A história de como a Mafalda surgiu é fascinante. Quino foi contratado pra fazer umas tirinhas para a empresa Mansfield, em 1963. Os trabalhos seriam publicados no Clarín, mas o jornal percebeu a propaganda disfarçada e se negou a publicá-las. Acabaram saindo no Primera Plana, uma revista semanal de grande circulação na Argentina. Curioso é que mesmo com tanto sucesso, Quino optou por interromper a produção das tiras em 1973, evitando que elas se tornassem repetitivas e também com medo da censura e da repressão do governo ditatorial.

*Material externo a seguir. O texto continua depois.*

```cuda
LS_HD int top_index(const Grid& g, float x, float y, float z) {
  const int cx = coord_top(x, g.org[0], g.inv0, g.dim[0]);
  const int cy = coord_top(y, g.org[1], g.inv0, g.dim[1]);
  const int cz = coord_top(z, g.org[2], g.inv0, g.dim[2]);
  return (cz * g.dim[1] + cy) * g.dim[0] + cx;
}
LS_HD void top_origin(const Grid& g, int c0, float& lox, float& loy, float& loz) {
  const int cx = c0 % g.dim[0];
  const int cy = (c0 / g.dim[0]) % g.dim[1];
  const int cz = c0 / (g.dim[0] * g.dim[1]);
  lox = cell_lo(g.org[0], cx, g.H0);
  loy = cell_lo(g.org[1], cy, g.H0);
  loz = cell_lo(g.org[2], cz, g.H0);
}
LS_HD int sub_index(float x, float y, float z, float lox, float loy, float loz, float inv) {
  return (coord_sub(z, loz, inv) * LS_FB + coord_sub(y, loy, inv)) * LS_FB + coord_sub(x, lox, inv);
}

LS_HDN void grid_setup(Grid& g, const float* lo, const float* hi, float cell_size, int max_cells, int leaf_split,
                       int m) {
  float H = cell_size > 0.f ? cell_size : 2.0f;
  float ext[3], emax = 0.f, oabs = 0.f;
  for (int a = 0; a < 3; ++a) {
    ext[a] = hi[a] - lo[a];
    if (!(ext[a] >= 0.f)) ext[a] = 0.f;
    emax = fmaxf(emax, ext[a]);
    oabs = fmaxf(oabs, fmaxf(fabsf(lo[a]), fabsf(hi[a])));
  }
  for (int it = 0; it < 40; ++it) {
    const float inv = 1.0f / H;
    double cells = 1.0;
    for (int a = 0; a < 3; ++a) cells *= (double)floorf(ext[a] * inv) + 1.0;
    if (cells <= (double)max_cells) break;
    H = H * 2.0f;
  }
  g.H0 = H;
  g.H1 = H / (float)LS_FB;
  g.inv0 = 1.0f / g.H0;
  g.inv1 = 1.0f / g.H1;
  int n = 1;
  for (int a = 0; a < 3; ++a) {
    g.org[a] = lo[a];
    int d = (int)floorf(ext[a] * g.inv0) + 1;
    if (d < 1) d = 1;
    g.dim[a] = d;
    n *= d;
  }
  g.n_cells0 = n;
  g.margin = (oabs + emax + H) * 1.9073486328125e-06f;
  g.m = m;
  g.leaf_split = leaf_split > 0 ? leaf_split : 32;
  g.n_tab1 = 0;
  g.overflow = 0;
  for (int a = 0; a < 3; ++a) g.pdim[0][a] = g.dim[a];
  g.poff[0] = 0;
  int off = 0, l = 0;
  do {
    ++l;
    for (int a = 0; a < 3; ++a) g.pdim[l][a] = (g.pdim[l - 1][a] + 3) / 4;
    g.poff[l] = off;
    off += g.pdim[l][0] * g.pdim[l][1] * g.pdim[l][2];
  } while ((g.pdim[l][0] > 1 || g.pdim[l][1] > 1 || g.pdim[l][2] > 1) && l < LS_PYR_LEVELS);
  g.n_pyr = l;
  g.n_pyr_cells = off;
}

}
```

Measured before the change: 984.2.

## Search fine cells in expanding rings from query cell, scanning rows outward

Adds a near-first traversal for nearest-neighbour queries whose bound is still large. It visits the query's home top cell first. Inside fine subgrids it walks y/z rows in expanding rings and scans each x row outward from the query position in both directions, stopping early once the x-gap exceeds the shrinking bound. It also skips the seed query when a finite cap distance is given. The intent is to tighten the bound sooner and prune more points and cells. The cost is more complex control flow, extra divergence and possibly redundant entry loads.

```diff
diff --git a/laser_slam_b200/csrc/ls_grid.cuh b/laser_slam_b200/csrc/ls_grid.cuh
--- a/laser_slam_b200/csrc/ls_grid.cuh
+++ b/laser_slam_b200/csrc/ls_grid.cuh
@@ -173,6 +173,66 @@
   }
   if (pos < e) LS_CNT_STEP();
   for (; pos < e; ++pos) consider(pts, (int)pos, qx, qy, qz, b);
+}
+
+template <class Acc>
+LS_HD void scan_half_row(const Grid& g, const float4* pts, int pos, uint32_t n, int d, float lox, float lbyz, float qx,
+                         float qy, float qz, Acc& b) {
+  for (; n >= 4; n -= 4, pos += 4 * d) {
+    LS_CNT_STEP();
+    const float4 p0 = ld_pt(pts + pos), p1 = ld_pt(pts + pos + d), p2 = ld_pt(pts + pos + 2 * d), p3 = ld_pt(pts + pos + 3 * d);
+    consider_pt(p0, pos, qx, qy, qz, b);
+    consider_pt(p1, pos + d, qx, qy, qz, b);
+    consider_pt(p2, pos + 2 * d, qx, qy, qz, b);
+    consider_pt(p3, pos + 3 * d, qx, qy, qz, b);
+    const int c = coord_sub(p3.x, lox, g.inv1);
+    const float gx = fmaxf(0.0f, d > 0 ? (cell_lo(lox, c, g.H1) - g.margin) - qx : qx - (cell_lo(lox, c + 1, g.H1) + g.margin));
+    if ((gx * gx + lbyz) * LS_SHRINK > b.bound()) return;
+  }
+  if (n > 0) LS_CNT_STEP();
+  for (; n > 0; --n, pos += d) consider(pts, pos, qx, qy, qz, b);
+}
+
+LS_HD unsigned long long row_box(int y0, int y1, int z0, int z1) {
+  const unsigned long long ys = (unsigned long long)((0xFFu >> (LS_FB - 1 - (y1 - y0))) << y0);
+  return (ys * 0x0101010101010101ull) & ((~0ull >> (LS_FB * (LS_FB - 1 - (z1 - z0)))) << (LS_FB * z0));
+}
+
+template <class Acc>
+LS_HD void visit_fine_rings(const Grid& g, const Entry* tab, unsigned long long rows, float lox, float loy, float loz,
+                      const float4* pts, float qx, float qy, float qz, Acc& b) {
+  const int fx = coord_sub(qx, lox, g.inv1), fy = coord_sub(qy, loy, g.inv1), fz = coord_sub(qz, loz, g.inv1);
+  unsigned long long done = 0ull;
+  for (int r = 0; r < LS_FB; ++r) {
+    const float R = ball_radius(b.bound(), g.margin);
+    const int ya = coord_sub(qy - R, loy, g.inv1), yb = coord_sub(qy + R, loy, g.inv1);
+    const int za = coord_sub(qz - R, loz, g.inv1), zb = coord_sub(qz + R, loz, g.inv1);
+    const int y0 = ya > fy - r ? ya : fy - r, y1 = yb < fy + r ? yb : fy + r;
+    const int z0 = za > fz - r ? za : fz - r, z1 = zb < fz + r ? zb : fz + r;
+    if (y0 > fy || y1 < fy || z0 > fz || z1 < fz || (y0 > fy - r && y1 < fy + r && z0 > fz - r && z1 < fz + r)) break;
+    const unsigned long long box = row_box(y0, y1, z0, z1);
+    unsigned long long ring = rows & box & ~done;
+    done |= box;
+    while (ring) {
+      const int bit = ctz64(ring);
+      ring &= ring - 1ull;
+      const int z = bit / LS_FB, y = bit % LS_FB;
+      const float gy = gap(qy, cell_lo(loy, y, g.H1), cell_lo(loy, y + 1, g.H1), g.margin);
+      const float gz = gap(qz, cell_lo(loz, z, g.H1), cell_lo(loz, z + 1, g.H1), g.margin);
+      const float lbyz = gy * gy + gz * gz;
+      if (lbyz * LS_SHRINK > b.bound()) continue;
+      const float Rx = ball_radius(b.bound(), g.margin);
+      const int x0 = coord_sub(qx - Rx, lox, g.inv1), x1 = coord_sub(qx + Rx, lox, g.inv1);
+      const Entry* row = tab + bit * LS_FB;
+      LS_CNT_STEP();
+      const Entry el = ld_entry(row + x0);
+      const Entry eh = ld_entry(row + fx);
+      const Entry er = ld_entry(row + x1);
+      for (int d = 1; d >= -1; d -= 2)
+        scan_half_row(g, pts, d > 0 ? (int)eh.start : (int)eh.start - 1,
+                      d > 0 ? er.start + (uint32_t)er.meta - eh.start : eh.start - el.start, d, lox, lbyz, qx, qy, qz, b);
+    }
+  }
 }
 
 template <class Acc>
@@ -200,23 +260,24 @@
   }
 }
 
-template <class Acc>
+template <bool kRings, class Acc>
 LS_HD void visit_top_entry(const Grid& g, const GridView& v, const Entry e, unsigned long long rows, float cx, float cy,
                            float cz, float qx, float qy, float qz, Acc& b) {
   if (e.meta > 0) {
     scan_range(v.pts, e.start, e.start + (uint32_t)e.meta, qx, qy, qz, b);
   } else if (e.meta < 0) {
-    visit_fine(g, v.tab1 + (size_t)(~e.meta) * LS_FB3, rows, cx, cy, cz, v.pts, qx, qy, qz, b);
-  }
-}
-template <class Acc>
+    if constexpr (kRings) visit_fine_rings(g, v.tab1 + (size_t)(~e.meta) * LS_FB3, rows, cx, cy, cz, v.pts, qx, qy, qz, b);
+    else visit_fine(g, v.tab1 + (size_t)(~e.meta) * LS_FB3, rows, cx, cy, cz, v.pts, qx, qy, qz, b);
+  }
+}
+template <bool kRings, class Acc>
 LS_HD void visit_top_cell(const Grid& g, const GridView& v, int x, int y, int z, float cx, float cy, float cz, float qx,
                           float qy, float qz, Acc& b) {
   LS_CNT_STEP();
   const size_t ci = ((size_t)z * g.dim[1] + y) * g.dim[0] + x;
   const Entry e = ld_entry(v.top + ci);
   const unsigned long long rows = ld_rows(v.topmask + ci);
-  visit_top_entry(g, v, e, rows, cx, cy, cz, qx, qy, qz, b);
+  visit_top_entry<kRings>(g, v, e, rows, cx, cy, cz, qx, qy, qz, b);
 }
 
 template <class Acc>
@@ -247,7 +308,7 @@
       const float lb = gx * gx + (gy * gy + gz * gz);
       if (lb * LS_SHRINK > b.bound()) continue;
       if (cl == 0) {
-        visit_top_cell(g, v, cx, cy, cz, lx, ly, lz, qx, qy, qz, b);
+        visit_top_cell<false>(g, v, cx, cy, cz, lx, ly, lz, qx, qy, qz, b);
       } else {
         ++sp;
         lvl[sp] = cl;
@@ -283,9 +344,39 @@
         const float gx = gap(qx, cx, cell_lo(g.org[0], x + 1, g.H0), g.margin);
         const float lb = gx * gx + lbyz;
         if (lb * LS_SHRINK > b.bound()) continue;
-        visit_top_cell(g, v, x, y, z, cx, cy, cz, qx, qy, qz, b);
+        visit_top_cell<false>(g, v, x, y, z, cx, cy, cz, qx, qy, qz, b);
       }
     }
+  }
+}
+
+LS_HD void ball_query_near(const Grid& g, const GridView& v, float qx, float qy, float qz, Best& b) {
+  const float R = ball_radius(b.bound(), g.margin);
+  const int x0 = coord_top(qx - R, g.org[0], g.inv0, g.dim[0]), x1 = coord_top(qx + R, g.org[0], g.inv0, g.dim[0]);
+  const int y0 = coord_top(qy - R, g.org[1], g.inv0, g.dim[1]), y1 = coord_top(qy + R, g.org[1], g.inv0, g.dim[1]);
+  const int z0 = coord_top(qz - R, g.org[2], g.inv0, g.dim[2]), z1 = coord_top(qz + R, g.org[2], g.inv0, g.dim[2]);
+  if ((x1 - x0 + 1) * (y1 - y0 + 1) * (z1 - z0 + 1) > 27 && g.n_pyr > 0) {
+    pyramid_query(g, v, qx, qy, qz, b);
+    return;
+  }
+  const int hx = coord_top(qx, g.org[0], g.inv0, g.dim[0]);
+  const int hy = coord_top(qy, g.org[1], g.inv0, g.dim[1]);
+  const int hz = coord_top(qz, g.org[2], g.inv0, g.dim[2]);
+  const int nx = x1 - x0 + 1, nxy = nx * (y1 - y0 + 1);
+  for (int t = -1; t < nxy * (z1 - z0 + 1); ++t) {
+    int x = hx, y = hy, z = hz;
+    if (t >= 0) {
+      x = x0 + t % nx;
+      y = y0 + (t % nxy) / nx;
+      z = z0 + t / nxy;
+      if (x == hx && y == hy && z == hz) continue;
+    }
+    const float cx = cell_lo(g.org[0], x, g.H0), cy = cell_lo(g.org[1], y, g.H0), cz = cell_lo(g.org[2], z, g.H0);
+    const float gx = gap(qx, cx, cell_lo(g.org[0], x + 1, g.H0), g.margin);
+    const float gy = gap(qy, cy, cell_lo(g.org[1], y + 1, g.H0), g.margin);
+    const float gz = gap(qz, cz, cell_lo(g.org[2], z + 1, g.H0), g.margin);
+    if ((gx * gx + (gy * gy + gz * gz)) * LS_SHRINK > b.bound()) continue;
+    visit_top_cell<true>(g, v, x, y, z, cx, cy, cz, qx, qy, qz, b);
   }
 }
 
@@ -358,8 +449,9 @@
   b.pos = -1;
   if (g.m <= 0) { b.idx = -1; b.d2 = INFINITY; return b; }
   if (warm_pos >= 0) consider(v.pts, warm_pos, qx, qy, qz, b);
-  else seed_query(g, v, qx, qy, qz, b);
-  ball_query(g, v, qx, qy, qz, b);
+  else if (!(cap_d2 < INFINITY)) seed_query(g, v, qx, qy, qz, b);
+  if (b.bound() > g.H1 * g.H1) ball_query_near(g, v, qx, qy, qz, b);
+  else ball_query(g, v, qx, qy, qz, b);
   if (b.pos < 0) { b.idx = -1; b.d2 = INFINITY; }
   return b;
 }
```

Result: faster. 1006, median of 6 (+2.2%).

Para se ter uma ideia da importância da personagem para a cultura argentina contemporânea, em novembro de 2024 a personagem Mafalda visitou a sede das Nações Unidas em Nova York, nos Estados Unidos, num ato simbólico sobre paz e intercâmbio de culturas, como parte da comemoração dos seus 60 anos.
Pinóquio na Itália
Na Itália, terra de grandes escritores como Umberto Eco e Ítalo Calvino, também chama a atenção a onipresença do Pinóquio, de Carlo Collodi, especialmente se comparada às quase nulas alusões a nomes como Eco e Calvino. Afora peças e musicais em cartaz sobre Pinóquio, há um parque dedicado ao personagem em Pescia, uma belíssima loja de brinquedos de madeira e objetos com alusão ao Pinóquio em Roma e também souvenirs de todo tipo, assim como ocorre com Mafalda.

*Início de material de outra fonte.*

template <typename T>
int ew_launch(const avsr_ew_params* p, hipStream_t st) {
  constexpr int VE = VecW<T>::VE;
  if (p->N % VE) return AVSR_E_SHAPE;
  if (p->rows == 0) return 0;
  if (p->db && !p->ws) return AVSR_E_ARG;
  const int nv = p->N / VE;
  dim3 grid((nv + 63) / 64, 1);
  int gy = 4096 / (int)grid.x;
  gy = gy < 16 ? 16 : (gy > AVSR_EW_ROWBLOCKS ? AVSR_EW_ROWBLOCKS : gy);
  gy = gy > p->rows ? p->rows : gy;
  grid.y = gy;
  EwArgs a;
  a.rows = p->rows; a.N = p->N; a.dy = p->dy; a.lddy = p->lddy; a.out = p->out; a.ldout = p->ldout;
  a.gate = p->gate; a.ldgate = p->ldgate; a.act = p->act; a.drop_p = p->drop_p; a.seed = p->seed;
  a.alpha = p->alpha; a.db = p->db; a.ws = p->ws;
  hipLaunchKernelGGL(ew_bwd_kernel<T>, grid, dim3(256), 0, st, a);
  AVSR_CHECK_LAUNCH();
  if (p->db) return colsum_launch((const float*)p->ws, (int)grid.y, (int64_t)p->N, p->N, p->db, 0, nullptr, st);
  return 0;
}

int embed_launch(const avsr_embed_params* p, int bwd, hipStream_t st) {
  if (!p) return AVSR_E_ARG;
  return avsr_by_dtype(p->dtype, [&](auto t) -> int {
    using T = decltype(t);
    constexpr int VE = VecW<T>::VE;
    if (p->D % VE) return AVSR_E_SHAPE;
    if (p->rows <= 0) return 0;
    if (bwd) hipLaunchKernelGGL(embed_bwd_kernel<T>, dim3(p->rows), dim3(256), 0, st, *p);
    else hipLaunchKernelGGL(embed_kernel<T>, dim3(avsr_grid((int64_t)p->rows * p->D / VE)), dim3(256), 0, st, *p, bwd);
    AVSR_CHECK_LAUNCH();
    return 0;
  });
}

}

extern "C" int avsr_ew_bwd(const avsr_ew_params* p, void* stream) {
  if (!p) return AVSR_E_ARG;
  return avsr_by_dtype(p->dtype, [&](auto t) -> int { return ew_launch<decltype(t)>(p, (hipStream_t)stream); });
}

extern "C" int avsr_dropout_fwd(const avsr_ew_params* p, void* stream) {
  if (!p) return AVSR_E_ARG;
  return avsr_by_dtype(p->dtype, [&](auto t) -> int {
    if (!p->out) return AVSR_E_ARG;
    avsr_ew_params q = *p;
    q.gate = nullptr; q.db = nullptr;
    return ew_launch<decltype(t)>(&q, (hipStream_t)stream);
  });
}

extern "C" int avsr_mask_rows(int dtype, int B, int T, int N, void* x, int64_t ldx, const int* len, void* stream) {
  return avsr_by_dtype(dtype, [&](auto t) -> int {
    using E = decltype(t);
    constexpr int VE = VecW<E>::VE;
    if (N % VE || ldx % VE) return AVSR_E_ALIGN;
    const int g = avsr_grid((int64_t)B * T * N / VE);
    hipLaunchKernelGGL(mask_rows_kernel<E>, dim3(g), dim3(256), 0, (hipStream_t)stream, B, T, N, (E*)x, ldx, len);
    AVSR_CHECK_LAUNCH();
    return 0;
  });
}

extern "C" int avsr_embed_fwd(const avsr_embed_params* p, void* stream) { return embed_launch(p, 0, (hipStream_t)stream); }
extern "C" int avsr_embed_bwd(const avsr_embed_params* p, void* stream) { return embed_launch(p, 1, (hipStream_t)stream); }

extern "C" int avsr_cast(int sd, int dd, int rows, int cols, const void* src, int64_t lds, void* dst, int64_t ldd,
                         float alpha, float beta, void* stream) {
  if (rows <= 0 || cols <= 0) return 0;
  const int64_t gx = ((int64_t)cols + 1023) / 1024;
  int64_t gy = 4096 / gx;
  gy = gy < 1 ? 1 : (gy > rows ? rows : gy);
  gy = gy > 65535 ? 65535 : gy;
  const dim3 g((unsigned)gx, (unsigned)gy);
  hipStream_t st = (hipStream_t)stream;
  if (sd == AVSR_F32 && dd == AVSR_BF16) hipLaunchKernelGGL((cast_kernel<float, bf16>), dim3(g), dim3(256), 0, st, rows, cols, (const float*)src, lds, (bf16*)dst, ldd, alpha, beta);
  else if (sd == AVSR_F32 && dd == AVSR_F32) hipLaunchKernelGGL((cast_kernel<float, float>), dim3(g), dim3(256), 0, st, rows, cols, (const float*)src, lds, (float*)dst, ldd, alpha, beta);
  else if (sd == AVSR_BF16 && dd == AVSR_F32) hipLaunchKernelGGL((cast_kernel<bf16, float>), dim3(g), dim3(256), 0, st, rows, cols, (const bf16*)src, lds, (float*)dst, ldd, alpha, beta);
  else if (sd == AVSR_BF16 && dd == AVSR_BF16) hipLaunchKernelGGL((cast_kernel<bf16, bf16>), dim3(g), dim3(256), 0, st, rows, cols, (const bf16*)src, lds, (bf16*)dst, ldd, alpha, beta);
  else return AVSR_E_DTYPE;
  AVSR_CHECK_LAUNCH();
  return 0;
}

Muitos dirão que essa onipresença de personagens infantis e apagamento de autores clássicos e canônicos reflete uma sociedade infantilizada, fruto da indústria cultural e da sociedade do espetáculo. Outros verão com otimismo o fato de tanto Pinóquio quanto Mafalda serem questionadores, contestadores, espíritos à frente do seu tempo capazes de mobilizar não apenas crianças ou adolescentes.

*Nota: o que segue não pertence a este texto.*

long long mmseg_instnorm_ws_floats(int N, long long V, int C);
int mmseg_instnorm_stats(const void* x, int ldx, int N, long long V, int C, float eps, float* mean, int mean_ld,
                         float* rstd, float* ws, int dtype, void* stream);
int mmseg_instnorm_relu_fwd(const void* x, int ldx, void* y, int ldy, int N, long long V, int C, const float* mean,
                            const float* rstd, int dtype, void* stream);
int mmseg_instnorm_relu_bwd_group(const void* x, int ldx, const float* mean, const float* rstd, const void* p1,
                                  int ld1, float scale1, int p1_nmod, const void* pool_dy, int pool_ld,
                                  const uint8_t* pool_idx, void* dx, int lddx, int N, int D, int H, int W, int C,
                                  float* ws, int dtype, void* stream);
int mmseg_instnorm_relu_bwd(const void* x, int ldx, const float* mean, const float* rstd, const void* p1, int ld1,
                            float scale1, const float* alpha1, int alpha_stride, const float* beta, int beta_stride,
                            const void* pool_dy, int pool_ld, const uint8_t* pool_idx, void* dx, int lddx, int N,
                            int D, int H, int W, int C, float* ws, int dtype, void* stream);
int mmseg_instnorm_act_bwd(const void* x, int ldx, const float* mean, const float* rstd, const void* g, int ldg,
                           void* dx, int lddx, int N, int D, int H, int W, int C, int Cw, int act, float slope,
                           const float* part, int nchunk, float* ws, int dtype, void* stream);
int mmseg_instnorm_part_chunks(long long V, int C);
int mmseg_lrelu_bwd_in_part(const void* y, int ldy, const void* dy, int lddy, void* g, int ldg, float slope,
                            const void* xa, int lda, const float* ma, const float* ra, float* pa, const void* xb,
                            int ldb, const float* mb, const float* rb, float* pb, int N, long long V, int C, int Cw,
                            int dtype, void* stream);
int mmseg_instnorm_fwd(const void* x, int ldx, void* y, int ldy, int N, long long V, int C, float eps, float* mean,
                       int mean_ld, float* rstd, int relu, float* ws, int dtype, void* stream);
int mmseg_instnorm_apply(const void* x, int ldx, void* y, int ldy, int N, long long V, int C, const float* mean,
                         const float* rstd, int relu, int dtype, void* stream);
int mmseg_instnorm_bwd(const void* x, int ldx, const float* mean, const float* rstd, const void* p1, int ld1,
                       float scale1, const float* alpha1, int alpha_stride, const float* beta, int beta_stride,
                       const void* pool_dy, int pool_ld, const uint8_t* pool_idx, void* dx, int lddx, int N, int D,
                       int H, int W, int C, int relu, float* ws, int dtype, void* stream);
int mmseg_instnorm_bwd_part(const void* x, int ldx, const float* mean, const float* rstd, const void* p1, int ld1,
                            float scale1, const float* alpha1, int alpha_stride, const float* beta, int beta_stride,
                            const void* pool_dy, int pool_ld, const uint8_t* pool_idx, void* dx, int lddx, int N,
                            int D, int H, int W, int C, int relu, const float* part, int nchunk, float* ws,
                            int dtype, void* stream);
int mmseg_instnorm_bwd_coef(const void* x, int ldx, const float* mean, const float* rstd, const void* p1, int ld1,
                            int N, int D, int H, int W, int C, int relu, const float* part, int nchunk,
                            float* coef, float* ws, int dtype, void* stream);
int mmseg_maxpool2_fwd(const void* x, int ldx, void* y, int ldy, uint8_t* idx, int N, int D, int H, int W, int C,
                       int dtype, void* stream);
int mmseg_maxpool2_norm_fwd(const void* x, int ldx, const float* mean, const float* rstd, void* y, int ldy,
                            uint8_t* idx, int N, int D, int H, int W, int C, int dtype, void* stream);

Talvez a resposta esteja na força dos personagens, maior que a de seus autores. Embora Borges, Eco e Calvino tenham uma obra valiosa, os dois últimos com novelas e romances fundamentais para a história da literatura, não são lembrados por algum personagem em especial. E são os personagens que permanecem no imaginário popular, mais ainda quando eles nos foram apresentados na infância, mas continuam a significar algo quando chegamos na vida adulta.